Materials provided |
________________
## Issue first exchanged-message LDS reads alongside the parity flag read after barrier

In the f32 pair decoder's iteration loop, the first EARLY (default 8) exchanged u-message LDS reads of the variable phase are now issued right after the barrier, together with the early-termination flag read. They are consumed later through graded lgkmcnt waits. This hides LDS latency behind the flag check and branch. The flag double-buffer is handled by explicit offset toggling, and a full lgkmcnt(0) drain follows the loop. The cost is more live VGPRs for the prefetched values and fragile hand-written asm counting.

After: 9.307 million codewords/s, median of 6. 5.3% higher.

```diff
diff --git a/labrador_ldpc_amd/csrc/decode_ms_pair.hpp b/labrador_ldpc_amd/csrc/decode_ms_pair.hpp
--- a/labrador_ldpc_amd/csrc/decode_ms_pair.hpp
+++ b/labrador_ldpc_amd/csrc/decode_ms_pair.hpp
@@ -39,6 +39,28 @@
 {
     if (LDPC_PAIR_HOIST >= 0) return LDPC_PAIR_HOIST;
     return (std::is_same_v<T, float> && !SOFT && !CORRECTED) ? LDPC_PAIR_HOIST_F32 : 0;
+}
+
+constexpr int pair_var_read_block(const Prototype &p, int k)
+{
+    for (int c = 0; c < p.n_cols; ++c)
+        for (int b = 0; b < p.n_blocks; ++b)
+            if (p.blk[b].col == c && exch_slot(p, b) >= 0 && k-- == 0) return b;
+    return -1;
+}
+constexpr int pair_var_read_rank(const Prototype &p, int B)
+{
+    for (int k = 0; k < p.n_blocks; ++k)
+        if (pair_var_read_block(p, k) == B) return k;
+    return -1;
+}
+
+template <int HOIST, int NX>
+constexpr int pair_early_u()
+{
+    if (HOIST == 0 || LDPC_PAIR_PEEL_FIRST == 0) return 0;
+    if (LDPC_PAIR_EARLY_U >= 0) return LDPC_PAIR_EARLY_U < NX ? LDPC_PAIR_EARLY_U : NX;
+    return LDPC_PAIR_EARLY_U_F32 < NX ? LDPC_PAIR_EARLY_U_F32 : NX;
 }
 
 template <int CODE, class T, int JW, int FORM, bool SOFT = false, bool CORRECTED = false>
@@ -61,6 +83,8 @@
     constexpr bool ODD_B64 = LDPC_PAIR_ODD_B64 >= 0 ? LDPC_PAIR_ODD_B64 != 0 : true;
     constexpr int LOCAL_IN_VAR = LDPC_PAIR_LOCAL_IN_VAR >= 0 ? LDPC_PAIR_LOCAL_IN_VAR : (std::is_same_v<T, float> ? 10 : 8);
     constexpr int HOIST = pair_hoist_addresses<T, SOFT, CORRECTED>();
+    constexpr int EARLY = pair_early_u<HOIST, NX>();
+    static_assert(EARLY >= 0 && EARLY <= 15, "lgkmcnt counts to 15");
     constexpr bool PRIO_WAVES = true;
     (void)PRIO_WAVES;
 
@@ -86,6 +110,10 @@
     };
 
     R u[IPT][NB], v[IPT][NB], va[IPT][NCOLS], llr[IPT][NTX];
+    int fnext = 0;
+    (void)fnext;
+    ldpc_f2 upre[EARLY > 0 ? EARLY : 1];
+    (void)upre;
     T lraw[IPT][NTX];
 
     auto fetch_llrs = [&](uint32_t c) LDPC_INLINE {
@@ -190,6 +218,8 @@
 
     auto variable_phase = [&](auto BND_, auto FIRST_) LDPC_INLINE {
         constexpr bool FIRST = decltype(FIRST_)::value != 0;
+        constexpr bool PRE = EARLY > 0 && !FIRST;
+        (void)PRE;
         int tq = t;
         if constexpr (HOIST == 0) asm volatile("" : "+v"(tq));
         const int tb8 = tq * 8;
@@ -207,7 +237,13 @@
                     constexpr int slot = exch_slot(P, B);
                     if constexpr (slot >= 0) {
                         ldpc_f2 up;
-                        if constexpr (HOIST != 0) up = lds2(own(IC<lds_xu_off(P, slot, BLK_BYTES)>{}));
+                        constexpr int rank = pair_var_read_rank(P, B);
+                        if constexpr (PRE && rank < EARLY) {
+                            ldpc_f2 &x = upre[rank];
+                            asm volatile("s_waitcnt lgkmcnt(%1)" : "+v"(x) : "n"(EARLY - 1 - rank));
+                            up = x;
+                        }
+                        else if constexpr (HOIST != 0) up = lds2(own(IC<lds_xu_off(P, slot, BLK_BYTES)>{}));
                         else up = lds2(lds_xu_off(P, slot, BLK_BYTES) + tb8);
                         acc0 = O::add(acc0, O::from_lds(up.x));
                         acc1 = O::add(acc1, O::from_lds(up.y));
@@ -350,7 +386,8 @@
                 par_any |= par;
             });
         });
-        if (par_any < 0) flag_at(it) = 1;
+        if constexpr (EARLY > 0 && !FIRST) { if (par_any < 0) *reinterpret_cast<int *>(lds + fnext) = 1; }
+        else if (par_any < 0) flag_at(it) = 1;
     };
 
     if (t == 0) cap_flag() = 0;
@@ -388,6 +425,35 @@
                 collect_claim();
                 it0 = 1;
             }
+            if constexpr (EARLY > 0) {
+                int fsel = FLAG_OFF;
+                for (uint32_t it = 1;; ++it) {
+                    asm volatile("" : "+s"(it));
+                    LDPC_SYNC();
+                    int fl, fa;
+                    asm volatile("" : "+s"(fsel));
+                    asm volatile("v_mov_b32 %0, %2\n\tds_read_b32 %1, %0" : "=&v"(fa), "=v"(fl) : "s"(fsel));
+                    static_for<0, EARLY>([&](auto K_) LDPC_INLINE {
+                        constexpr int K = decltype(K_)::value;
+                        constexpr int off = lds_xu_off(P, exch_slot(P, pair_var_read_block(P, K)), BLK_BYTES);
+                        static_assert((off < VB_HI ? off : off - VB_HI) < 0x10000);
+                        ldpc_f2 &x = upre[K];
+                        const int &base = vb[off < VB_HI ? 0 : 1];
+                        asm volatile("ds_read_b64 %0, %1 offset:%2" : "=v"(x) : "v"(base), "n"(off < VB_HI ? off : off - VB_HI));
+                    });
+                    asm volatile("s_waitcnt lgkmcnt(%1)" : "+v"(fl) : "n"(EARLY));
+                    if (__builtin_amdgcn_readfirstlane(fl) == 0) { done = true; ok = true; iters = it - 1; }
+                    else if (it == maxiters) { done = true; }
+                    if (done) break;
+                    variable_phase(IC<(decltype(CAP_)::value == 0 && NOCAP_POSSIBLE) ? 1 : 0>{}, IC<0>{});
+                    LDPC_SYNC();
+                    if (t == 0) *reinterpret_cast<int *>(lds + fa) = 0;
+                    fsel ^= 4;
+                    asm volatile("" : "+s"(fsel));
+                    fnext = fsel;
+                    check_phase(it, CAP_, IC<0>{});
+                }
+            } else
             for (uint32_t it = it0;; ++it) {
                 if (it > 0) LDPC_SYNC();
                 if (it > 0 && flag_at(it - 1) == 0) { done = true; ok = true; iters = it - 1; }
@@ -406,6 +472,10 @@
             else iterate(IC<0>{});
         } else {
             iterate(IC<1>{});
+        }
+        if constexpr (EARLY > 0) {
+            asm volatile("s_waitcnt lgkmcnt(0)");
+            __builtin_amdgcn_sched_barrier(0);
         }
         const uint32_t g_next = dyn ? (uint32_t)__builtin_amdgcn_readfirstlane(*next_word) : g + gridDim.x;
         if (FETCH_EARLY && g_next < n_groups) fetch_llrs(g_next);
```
________________
Exercise directions | Please output the listing in full, exactly as it was given above.

Task solution |
## Issue first exchanged-message LDS reads alongside the parity flag read after barrier

In the f32 pair decoder's iteration loop, the first EARLY (default 8) exchanged u-message LDS reads of the variable phase are now issued right after the barrier, together with the early-termination flag read. They are consumed later through graded lgkmcnt waits. This hides LDS latency behind the flag check and branch. The flag double-buffer is handled by explicit offset toggling, and a full lgkmcnt(0) drain follows the loop. The cost is more live VGPRs for the prefetched values and fragile hand-written asm counting.

After: 9.307 million codewords/s, median of 6. 5.3% higher.

```diff
diff --git a/labrador_ldpc_amd/csrc/decode_ms_pair.hpp b/labrador_ldpc_amd/csrc/decode_ms_pair.hpp
--- a/labrador_ldpc_amd/csrc/decode_ms_pair.hpp
+++ b/labrador_ldpc_amd/csrc/decode_ms_pair.hpp
@@ -39,6 +39,28 @@
 {
     if (LDPC_PAIR_HOIST >= 0) return LDPC_PAIR_HOIST;
     return (std::is_same_v<T, float> && !SOFT && !CORRECTED) ? LDPC_PAIR_HOIST_F32 : 0;
+}
+
+constexpr int pair_var_read_block(const Prototype &p, int k)
+{
+    for (int c = 0; c < p.n_cols; ++c)
+        for (int b = 0; b < p.n_blocks; ++b)
+            if (p.blk[b].col == c && exch_slot(p, b) >= 0 && k-- == 0) return b;
+    return -1;
+}
+constexpr int pair_var_read_rank(const Prototype &p, int B)
+{
+    for (int k = 0; k < p.n_blocks; ++k)
+        if (pair_var_read_block(p, k) == B) return k;
+    return -1;
+}
+
+template <int HOIST, int NX>
+constexpr int pair_early_u()
+{
+    if (HOIST == 0 || LDPC_PAIR_PEEL_FIRST == 0) return 0;
+    if (LDPC_PAIR_EARLY_U >= 0) return LDPC_PAIR_EARLY_U < NX ? LDPC_PAIR_EARLY_U : NX;
+    return LDPC_PAIR_EARLY_U_F32 < NX ? LDPC_PAIR_EARLY_U_F32 : NX;
 }
 
 template <int CODE, class T, int JW, int FORM, bool SOFT = false, bool CORRECTED = false>
@@ -61,6 +83,8 @@
     constexpr bool ODD_B64 = LDPC_PAIR_ODD_B64 >= 0 ? LDPC_PAIR_ODD_B64 != 0 : true;
     constexpr int LOCAL_IN_VAR = LDPC_PAIR_LOCAL_IN_VAR >= 0 ? LDPC_PAIR_LOCAL_IN_VAR : (std::is_same_v<T, float> ? 10 : 8);
     constexpr int HOIST = pair_hoist_addresses<T, SOFT, CORRECTED>();
+    constexpr int EARLY = pair_early_u<HOIST, NX>();
+    static_assert(EARLY >= 0 && EARLY <= 15, "lgkmcnt counts to 15");
     constexpr bool PRIO_WAVES = true;
     (void)PRIO_WAVES;
 
@@ -86,6 +110,10 @@
     };
 
     R u[IPT][NB], v[IPT][NB], va[IPT][NCOLS], llr[IPT][NTX];
+    int fnext = 0;
+    (void)fnext;
+    ldpc_f2 upre[EARLY > 0 ? EARLY : 1];
+    (void)upre;
     T lraw[IPT][NTX];
 
     auto fetch_llrs = [&](uint32_t c) LDPC_INLINE {
@@ -190,6 +218,8 @@
 
     auto variable_phase = [&](auto BND_, auto FIRST_) LDPC_INLINE {
         constexpr bool FIRST = decltype(FIRST_)::value != 0;
+        constexpr bool PRE = EARLY > 0 && !FIRST;
+        (void)PRE;
         int tq = t;
         if constexpr (HOIST == 0) asm volatile("" : "+v"(tq));
         const int tb8 = tq * 8;
@@ -207,7 +237,13 @@
                     constexpr int slot = exch_slot(P, B);
                     if constexpr (slot >= 0) {
                         ldpc_f2 up;
-                        if constexpr (HOIST != 0) up = lds2(own(IC<lds_xu_off(P, slot, BLK_BYTES)>{}));
+                        constexpr int rank = pair_var_read_rank(P, B);
+                        if constexpr (PRE && rank < EARLY) {
+                            ldpc_f2 &x = upre[rank];
+                            asm volatile("s_waitcnt lgkmcnt(%1)" : "+v"(x) : "n"(EARLY - 1 - rank));
+                            up = x;
+                        }
+                        else if constexpr (HOIST != 0) up = lds2(own(IC<lds_xu_off(P, slot, BLK_BYTES)>{}));
                         else up = lds2(lds_xu_off(P, slot, BLK_BYTES) + tb8);
                         acc0 = O::add(acc0, O::from_lds(up.x));
                         acc1 = O::add(acc1, O::from_lds(up.y));
@@ -350,7 +386,8 @@
                 par_any |= par;
             });
         });
-        if (par_any < 0) flag_at(it) = 1;
+        if constexpr (EARLY > 0 && !FIRST) { if (par_any < 0) *reinterpret_cast<int *>(lds + fnext) = 1; }
+        else if (par_any < 0) flag_at(it) = 1;
     };
 
     if (t == 0) cap_flag() = 0;
@@ -388,6 +425,35 @@
                 collect_claim();
                 it0 = 1;
             }
+            if constexpr (EARLY > 0) {
+                int fsel = FLAG_OFF;
+                for (uint32_t it = 1;; ++it) {
+                    asm volatile("" : "+s"(it));
+                    LDPC_SYNC();
+                    int fl, fa;
+                    asm volatile("" : "+s"(fsel));
+                    asm volatile("v_mov_b32 %0, %2\n\tds_read_b32 %1, %0" : "=&v"(fa), "=v"(fl) : "s"(fsel));
+                    static_for<0, EARLY>([&](auto K_) LDPC_INLINE {
+                        constexpr int K = decltype(K_)::value;
+                        constexpr int off = lds_xu_off(P, exch_slot(P, pair_var_read_block(P, K)), BLK_BYTES);
+                        static_assert((off < VB_HI ? off : off - VB_HI) < 0x10000);
+                        ldpc_f2 &x = upre[K];
+                        const int &base = vb[off < VB_HI ? 0 : 1];
+                        asm volatile("ds_read_b64 %0, %1 offset:%2" : "=v"(x) : "v"(base), "n"(off < VB_HI ? off : off - VB_HI));
+                    });
+                    asm volatile("s_waitcnt lgkmcnt(%1)" : "+v"(fl) : "n"(EARLY));
+                    if (__builtin_amdgcn_readfirstlane(fl) == 0) { done = true; ok = true; iters = it - 1; }
+                    else if (it == maxiters) { done = true; }
+                    if (done) break;
+                    variable_phase(IC<(decltype(CAP_)::value == 0 && NOCAP_POSSIBLE) ? 1 : 0>{}, IC<0>{});
+                    LDPC_SYNC();
+                    if (t == 0) *reinterpret_cast<int *>(lds + fa) = 0;
+                    fsel ^= 4;
+                    asm volatile("" : "+s"(fsel));
+                    fnext = fsel;
+                    check_phase(it, CAP_, IC<0>{});
+                }
+            } else
             for (uint32_t it = it0;; ++it) {
                 if (it > 0) LDPC_SYNC();
                 if (it > 0 && flag_at(it - 1) == 0) { done = true; ok = true; iters = it - 1; }
@@ -406,6 +472,10 @@
             else iterate(IC<0>{});
         } else {
             iterate(IC<1>{});
+        }
+        if constexpr (EARLY > 0) {
+            asm volatile("s_waitcnt lgkmcnt(0)");
+            __builtin_amdgcn_sched_barrier(0);
         }
         const uint32_t g_next = dyn ? (uint32_t)__builtin_amdgcn_readfirstlane(*next_word) : g + gridDim.x;
         if (FETCH_EARLY && g_next < n_groups) fetch_llrs(g_next);
```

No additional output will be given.